- WHAT IS NEEDED:
Write out each line of the entries exactly, starting at the first and finishing with the line that contains "const int k".
• • • • •
template <int B, int RS, typename TCF>
P3D_DEV void p3d_inverse_cdf(const float* cdfA, TCF tc, int Ns, int j, const float (&ui)[B], float (&out)[B], int (&k_out)[B]) {
    const int n = Ns + 1;
    int pos[B];
#pragma unroll
    for (int q = 0; q < B; ++q) pos[q] = 0;
#pragma unroll
    for (int step = 128; step >= 1; step >>= 1) {
        if (step <= n) {
            float c[B];
#pragma unroll
            for (int q = 0; q < B; ++q) c[q] = cdfA[((pos[q] + step <= n) ? pos[q] + step - 1 : 0) * RS + j];
#pragma unroll
            for (int q = 0; q < B; ++q) pos[q] = ((pos[q] + step <= n) && (c[q] <= ui[q])) ? pos[q] + step : pos[q];
        }
    }
    float cb[B], ca[B], t0[B], t1[B], t2[B], t3[B];
#pragma unroll
    for (int q = 0; q < B; ++q) {
        const int k = pos[q], below = k - 1 > 0 ? k - 1 : 0, above = k < Ns ? k : Ns;
        k_out[q] = k;
        cb[q] = cdfA[below * RS + j]; ca[q] = cdfA[above * RS + j];
        t0[q] = tc(below); t1[q] = tc(below + 1);
        t2[q] = tc(above); t3[q] = tc(above + 1);
    }
#pragma unroll
    for (int q = 0; q < B; ++q) {
        float den = ca[q] - cb[q];
        if (den < 1e-5f) den = 1.0f;
        const float bb = 0.5f * (t0[q] + t1[q]), ba = 0.5f * (t2[q] + t3[q]);
        out[q] = bb + ((ui[q] - cb[q]) / den) * (ba - bb);
        asm volatile("" : "+v"(out[q]));
    }
}

#define P3D_NF_EXACT(NF) ((NF) == 48 || (NF) == 96)
template <int NF, bool DUMP, bool FAST, bool EARLY, bool TCG = p3d_render_tcg(NF, DUMP, EARLY)>
__global__ __launch_bounds__(64 * P3D_RENDER_WAVES, p3d_render_occ(NF, TCG)) void k_render(RenderParams p) {
    static_assert(!(DUMP && EARLY), "dumps need every sample decoded");
    static_assert(!TCG || p3d_render_tcg(NF, DUMP, EARLY), "TCG exists only for the production 96-key kernel");
    extern __shared__ __attribute__((aligned(16))) float lds[];
    p3d_load_mlp_to_lds(lds, p.w0, p.b0, p.w1, p.b1, !FAST);
    if constexpr (FAST) p3d_load_mlp_f16_to_lds(lds, p.w0, p.w1);
    __syncthreads();
    const int lane = threadIdx.x & 63, wave = threadIdx.x >> 6, j = lane & 31, h = lane >> 5;
    long long nblk = gridDim.x, b = blockIdx.x;
    const long long swz = p.swz;
    long long full = (nblk / (8 * swz)) * (8 * swz);
    long long bs = b;
    if (b < full) {
        long long slot = b >> 3, x = b & 7;
        const long long g = slot / swz, xr = p.blocked ? ((x + g) & 7) : x;
        bs = g * (8 * swz) + xr * swz + (slot % swz);
    }
    const int nwaves = blockDim.x >> 6;
    long long tile = bs * nwaves + wave;
    if (tile >= p.ntiles) return;
    float* wl = lds + (FAST ? P3D_LDS_FAST_FLOATS : P3D_LDS_MLP_FLOATS) + 4 + (size_t)wave * p.lds_rows * 32;

    const int Sc = p.Sc, Sf = P3D_NF_EXACT(NF) ? NF : p.Sf, S = Sc + Sf;
    long long n = tile / p.tiles_per_img, tl = tile - n * p.tiles_per_img;
    long long r;
    if (p.tile_w > 0) {
        long long ty = tl / p.tiles_x, tx = tl - ty * p.tiles_x;
        if (p.blocked) {
            const long long st = tl >> 8;
            const int q = (int)(tl & 255), SX = p.tiles_x >> 4;
            tx = (st % SX) * 16 + (q & 15);
            ty = (st / SX) * 16 + (q >> 4);
        }
        const int lx = (j & 1) | ((j >> 1) & 6), ly = ((j >> 1) & 1) | ((j >> 3) & 2);
        r = (ty * 4 + ly) * p.tile_w + tx * 8 + lx;
    } else {
        r = tl * 32 + j;
    }
    const bool active = r < p.R;
    const long long rc = active ? r : p.R - 1;
    const size_t ray = (size_t)n * p.R + rc;

    P3dPlaneGeom g;
    g.halfW = 0.5f * (float)p.W; g.halfH = 0.5f * (float)p.H; g.fW = (float)p.W; g.fH = (float)p.H; g.W = p.W;
    g.plane_bytes = (uint32_t)p.H * (uint32_t)p.W * 128u;
    unsigned nlo = __builtin_amdgcn_readfirstlane((unsigned)n);
    const float* pbase = p.planes + ((p.cfg.flags & P3D_FLAG_SHARED_PLANES) ? (size_t)0 : (size_t)nlo * 3 * (g.plane_bytes / 4));
    auto rs = __builtin_amdgcn_make_buffer_rsrc((void*)pbase, 0, 3 * g.plane_bytes, 0x00020000);
    const P3dDecodeCfg cfg = p.cfg;
    constexpr bool early = EARLY;
    const bool f_crop = (cfg.flags & P3D_FLAG_CROP) != 0;
    int ndec = 0;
• • • • •
- ANSWER TO THIS TASK:
template <int B, int RS, typename TCF>
P3D_DEV void p3d_inverse_cdf(const float* cdfA, TCF tc, int Ns, int j, const float (&ui)[B], float (&out)[B], int (&k_out)[B]) {
    const int n = Ns + 1;
    int pos[B];
#pragma unroll
    for (int q = 0; q < B; ++q) pos[q] = 0;
#pragma unroll
    for (int step = 128; step >= 1; step >>= 1) {
        if (step <= n) {
            float c[B];
#pragma unroll
            for (int q = 0; q < B; ++q) c[q] = cdfA[((pos[q] + step <= n) ? pos[q] + step - 1 : 0) * RS + j];
#pragma unroll
            for (int q = 0; q < B; ++q) pos[q] = ((pos[q] + step <= n) && (c[q] <= ui[q])) ? pos[q] + step : pos[q];
        }
    }
    float cb[B], ca[B], t0[B], t1[B], t2[B], t3[B];
#pragma unroll
    for (int q = 0; q < B; ++q) {
        const int k = pos[q], below = k - 1 > 0 ? k - 1 : 0, above = k < Ns ? k : Ns;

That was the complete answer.